[Items listed in a dataset]
==*==

+                for (int t0 = 0; t0 < TP; t0 += 8) {
+                    float v[8], d[8];
+#pragma unroll
+                    for (int j = 0; j < 8; ++j) {
+                        const int c = r + (t0 + j) * R, cc = min(c, C - 1);
+                        v[j] = We[(long)cc * Cs + q];
+                        d[j] = c < C ? dp[cc] : 0.f;
+                    }
+#pragma unroll
+                    for (int j = 0; j < 8; ++j) a += d[j] * v[j];
+                }
+                part[r * Cs + q] = a;
+            }
+        }
+        __syncthreads();
+        const int H = min(NTS / Cs, 16);
+        {
+            const int i = tid % Cs, h = tid / Cs;
+            if (h < H) {
+                float s = 0.f;
+                for (int rr = h; rr < R; rr += H) s += part[rr * Cs + i];
+                part2[h * Cs + i] = s;
+            }
+        }
+        __syncthreads();
+        if (tid < Cs) {
+            float s = 0.f;
+            for (int h = 0; h < H; ++h) s += part2[h * Cs + tid];
+            ds[tid] = s * ud_act_grad_fast(s1v, 1);
+        }
+        __syncthreads();
+        if (pooler) {
+            float a = 0.f;
+            if (pre) {
+#pragma unroll
+                for (int j = 0; j < PW; ++j) a += (sl + j * SL < Cs ? ds[sl + j * SL] : 0.f) * wv[j];
+            } else {
+                const float* w = Wr + c0 + cl;
+#pragma unroll 8
+                for (int i = sl; i < Cs; i += SL) a += ds[i] * w[(long)i * C];
+            }
+            part[sl * span + cl] = a;
+        }
+        __syncthreads();
+        if (tid < cn) {
+            float s = 0.f;
+            for (int k = 0; k < SL; ++k) s += part[k * span + tid];
+            dpool[(long)n * C + c0 + tid] = s;
+        }
+        return;
+    }
+    b -= N * G;
+    if (b < EB) {
+        float* sh = lds;
+        const int IP = Cs <= 64 ? 64 : 128, NSL = NTS / IP;
+        const int i = tid % IP, sl = tid / IP;
+        const int c = b * NSL + sl;
+        const bool own = c < C && i < Cs;
+        float acc = 0.f, accb = 0.f;
+        for (int n0 = 0; n0 < N; n0 += IP) {
+            const int nn = min(IP, N - n0);
+            __syncthreads();
+            sh[sl * IP + i] = (c < C && i < nn) ? dpre_at(dgate, s2, (long)(n0 + i) * C + c) : 0.f;
+            __syncthreads();
+            if (own) {
+                for (int nb = 0; nb < nn; nb += 16) {
+                    float sv[16];
+#pragma unroll
+                    for (int j = 0; j < 16; ++j) sv[j] = s1[(long)(n0 + min(nb + j, nn - 1)) * Cs + i];
+#pragma unroll
+                    for (int j = 0; j < 16; ++j) {
+                        if (nb + j < nn) {
+                            const float gn = sh[sl * IP + nb + j];
+                            acc += gn * ud_act_fast(sv[j], 1);
+                            accb += gn;
+                        }
+                    }
+                }
+            }
+        }
+        if (!own) return;
+        dWe[(long)c * Cs + i] = acc;
+        if (i == 0) dbe[c] = accb;
+        return;
+    }
+    b -= EB;
+    {
+        float* wI = lds;
+        float* dsl = lds + RU * MAXC;
+        const int i0 = b * RU;
+        const bool has1 = i0 + 1 < Cs;
+        for (int c = tid; c < C; c += NTS) {
+            wI[RU * c] = We[(long)c * Cs + i0];
+            wI[RU * c + 1] = has1 ? We[(long)c * Cs + i0 + 1] : 0.f;
+        }
+        const int KP = ((C + 63) / 64 + KUR - 1) / KUR * KUR;
+        const int CT = min(NTS, (C + 63) / 64 * 64), SN = NTS / CT;
+        const int cl = tid % CT, sn = tid / CT;
+        float acc[MAXC / NTS][RU] = {};
+        float bsum = 0.f;
+        for (int n0 = 0; n0 < N; n0 += NR) {
+            const int nn = min(NR, N - n0);
+            __syncthreads();
+            for (int nl = wave; nl < nn; nl += 2 * NW) {
+                const bool two = nl + NW < nn;
+                const int nl2 = two ? nl + NW : nl;
+                const long base0 = (long)(n0 + nl) * C, base1 = (long)(n0 + nl2) * C;
+                const float* sp0 = s1 + (long)(n0 + nl) * Cs + i0;
+                const float* sp1 = s1 + (long)(n0 + nl2) * Cs + i0;
+                const float s1v[2][RU] = {{sp0[0], has1 ? sp0[1] : 0.f}, {sp1[0], has1 ? sp1[1] : 0.f}};
+                float a[2][RU] = {};
+                for (int k0 = 0; k0 < KP; k0 += KUR) {
+                    double dg[2][KUR];
+                    float sv[2][KUR];
+#pragma unroll
+                    for (int j = 0; j < KUR; ++j) {
+                        const int cc = min(lane + 64 * (k0 + j), C - 1);
+                        dg[0][j] = dgate[base0 + cc];
+                        sv[0][j] = s2[base0 + cc];
+                        dg[1][j] = dgate[base1 + cc];
+                        sv[1][j] = s2[base1 + cc];
+                    }
+#pragma unroll
+                    for (int j = 0; j < KUR; ++j) {
+                        const int c = lane + 64 * (k0 + j), cc = min(c, C - 1);
+                        const float w0 = c < C ? wI[RU * cc] : 0.f, w1 = c < C ? wI[RU * cc + 1] : 0.f;
+#pragma unroll
+                        for (int u = 0; u < 2; ++u) {
+                            const float gs = ud_sigmoid_fast(sv[u][j]);
+                            const float d = (float)dg[u][j] * gs * (1.f - gs);
+                            a[u][0] += d * w0;
+                            a[u][1] += d * w1;
+                        }
+                    }
+                }
+#pragma unroll
+                for (int u = 0; u < 2; ++u) {
+                    a[u][0] = ud_wave_sum(a[u][0]);
+                    a[u][1] = ud_wave_sum(a[u][1]);
+                }
+                if (lane < 2 && (lane == 0 || two)) {
+                    const int u = lane, nlu = u ? nl2 : nl;
+                    dsl[RU * nlu] = (u ? a[1][0] : a[0][0]) * ud_act_grad_fast(u ? s1v[1][0] : s1v[0][0], 1);
+                    dsl[RU * nlu + 1] = has1 ? (u ? a[1][1] : a[0][1]) * ud_act_grad_fast(u ? s1v[1][1] : s1v[0][1], 1) : 0.f;
+                }
+            }
+            __syncthreads();
+            if (tid < RU)
+                for (int nl = 0; nl < nn; ++nl) bsum += dsl[RU * nl + tid];
+            if (CT < NTS) {
+                if (sn < SN && cl < C) {
+#pragma unroll 8
+                    for (int nl = sn; nl < nn; nl += SN) {
+                        const float p = (float)pool[(long)(n0 + nl) * C + cl] * pool_scale;
+                        acc[0][0] += dsl[RU * nl] * p;
+                        acc[0][1] += dsl[RU * nl + 1] * p;
+                    }
+                }
+            } else {
+#pragma unroll 4
+                for (int nl = sn; nl < nn; nl += SN) {
+                    const double* pr = pool + (long)(n0 + nl) * C;
+                    const float d0 = dsl[RU * nl], d1 = dsl[RU * nl + 1];
+#pragma unroll
+                    for (int m = 0; m < MAXC / NTS; ++m) {
+                        const int c = cl + m * CT;
+                        const float p = c < C ? (float)pr[c] * pool_scale : 0.f;
+                        acc[m][0] += d0 * p;
+                        acc[m][1] += d1 * p;
+                    }
+                }
+            }
+        }
+        if (SN > 1) {
+            __syncthreads();
+            if (sn < SN) {
+                wI[(sn * CT + cl) * RU] = acc[0][0];
+                wI[(sn * CT + cl) * RU + 1] = acc[0][1];
+            }
+            __syncthreads();
+            if (sn == 0) {
+                acc[0][0] = acc[0][1] = 0.f;
+                for (int k = 0; k < SN; ++k) {
+                    acc[0][0] += wI[(k * CT + cl) * RU];
+                    acc[0][1] += wI[(k * CT + cl) * RU + 1];
+                }
+            }
+        }
+        if (sn == 0) {
+#pragma unroll
+            for (int m = 0; m < MAXC / NTS; ++m) {
+                const int c = cl + m * CT;
+                if (c < C) {
+                    dWr[(long)i0 * C + c] = acc[m][0];
+                    if (has1) dWr[(long)(i0 + 1) * C + c] = acc[m][1];
+                }
+            }
+        }
+        if (tid < RU && i0 + tid < Cs) dbr[i0 + tid] = bsum;
+    }
+}
+
+inline int clampi(int v, int lo, int hi) { return v < lo ? lo : (v > hi ? hi : v); }
+inline bool se_fc_range_ok(int N, int C, int Cs) { return N >= 1 && N <= 65535 && C >= 1 && C <= MAXC && Cs >= 1 && Cs <= MAXCS; }
+
+}
+
+int ud_se_fc_fwd(const double* pool_sum, float pool_scale, const float* pool_mean, const float* Wr, const float* br,
+                 const float* We, const float* be, float* s1, float* s2, int N, int C, int Cs, ud_stream_t stream) {
+    if (!se_fc_range_ok(N, C, Cs) || (!pool_sum == !pool_mean) || !Wr || !We || !s1 || !s2) return UD_EINVAL;
+    const bool wave_out = C < 256;
+    int G = clampi(ud_cdiv(C, wave_out ? NW : 64), 1, 256 / N > 1 ? 256 / N : 1);
+    const int span = ud_cdiv(C, G);
+    G = ud_cdiv(C, span);
+    dim3 grid((unsigned)G, (unsigned)N);
+    if (wave_out)
+        hipLaunchKernelGGL(se_fc_fwd_kernel<true>, grid, dim3(NTS), 0, (hipStream_t)stream, pool_sum, pool_scale, pool_mean, Wr,
+                           br, We, be, s1, s2, C, Cs, span);
+    else
+        hipLaunchKernelGGL(se_fc_fwd_kernel<false>, grid, dim3(NTS), 0, (hipStream_t)stream, pool_sum, pool_scale, pool_mean, Wr,
+                           br, We, be, s1, s2, C, Cs, span);
+    UD_LAUNCH_CHECK();
+    return 0;
+}
+
+int ud_se_fc_bwd(const double* dgate, const float* s2, const float* s1, const float* We, const float* Wr,
+                 const double* pool, float pool_scale, float* dpool, float* dWe, float* dbe, float* dWr, float* dbr, int N,
+                 int C, int Cs, ud_stream_t stream) {
+    const bool wg = dWe != nullptr;
+    if (!se_fc_range_ok(N, C, Cs) || !dgate || !s2 || !s1 || !We || !Wr || !dpool || (!dbe != !wg) || (!dWr != !wg) ||
+        (!dbr != !wg) || (wg && !pool))
+        return UD_EINVAL;
+    const int gmin = ud_cdiv(C, NTS);
+    int G = clampi(ud_cdiv(C, 128), gmin, 256 / N > gmin ? 256 / N : gmin);
+    const int span = ud_cdiv(C, G);
+    G = ud_cdiv(C, span);
+    const int EB = wg ? ud_cdiv(C, NTS / (Cs <= 64 ? 64 : 128)) : 0, RB = wg ? ud_cdiv(Cs, RU) : 0;
+    const long blocks = (long)N * G + EB + RB;
+    if (blocks > 0x7fffffffL) return UD_EINVAL;
+    hipLaunchKernelGGL(se_fc_bwd_kernel, dim3((unsigned)blocks), dim3(NTS), 0, (hipStream_t)stream, dgate, s2, s1, We, Wr, pool,
+                       pool_scale, dpool, dWe, dbe, dWr, dbr, N, C, Cs, G, span, EB);
+    UD_LAUNCH_CHECK();
+    return 0;
+}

==*==

Activity.
Print again the lines of the entries above that fall between the line holding "double* dgate, const" and the line holding "0x7fffffffL) return UD_EINVAL;", inclusive, exactly as they stand.

Your response.
+int ud_se_fc_bwd(const double* dgate, const float* s2, const float* s1, const float* We, const float* Wr,
+                 const double* pool, float pool_scale, float* dpool, float* dWe, float* dbe, float* dWr, float* dbr, int N,
+                 int C, int Cs, ud_stream_t stream) {
+    const bool wg = dWe != nullptr;
+    if (!se_fc_range_ok(N, C, Cs) || !dgate || !s2 || !s1 || !We || !Wr || !dpool || (!dbe != !wg) || (!dWr != !wg) ||
+        (!dbr != !wg) || (wg && !pool))
+        return UD_EINVAL;
+    const int gmin = ud_cdiv(C, NTS);
+    int G = clampi(ud_cdiv(C, 128), gmin, 256 / N > gmin ? 256 / N : gmin);
+    const int span = ud_cdiv(C, G);
+    G = ud_cdiv(C, span);
+    const int EB = wg ? ud_cdiv(C, NTS / (Cs <= 64 ? 64 : 128)) : 0, RB = wg ? ud_cdiv(Cs, RU) : 0;
+    const long blocks = (long)N * G + EB + RB;
+    if (blocks > 0x7fffffffL) return UD_EINVAL;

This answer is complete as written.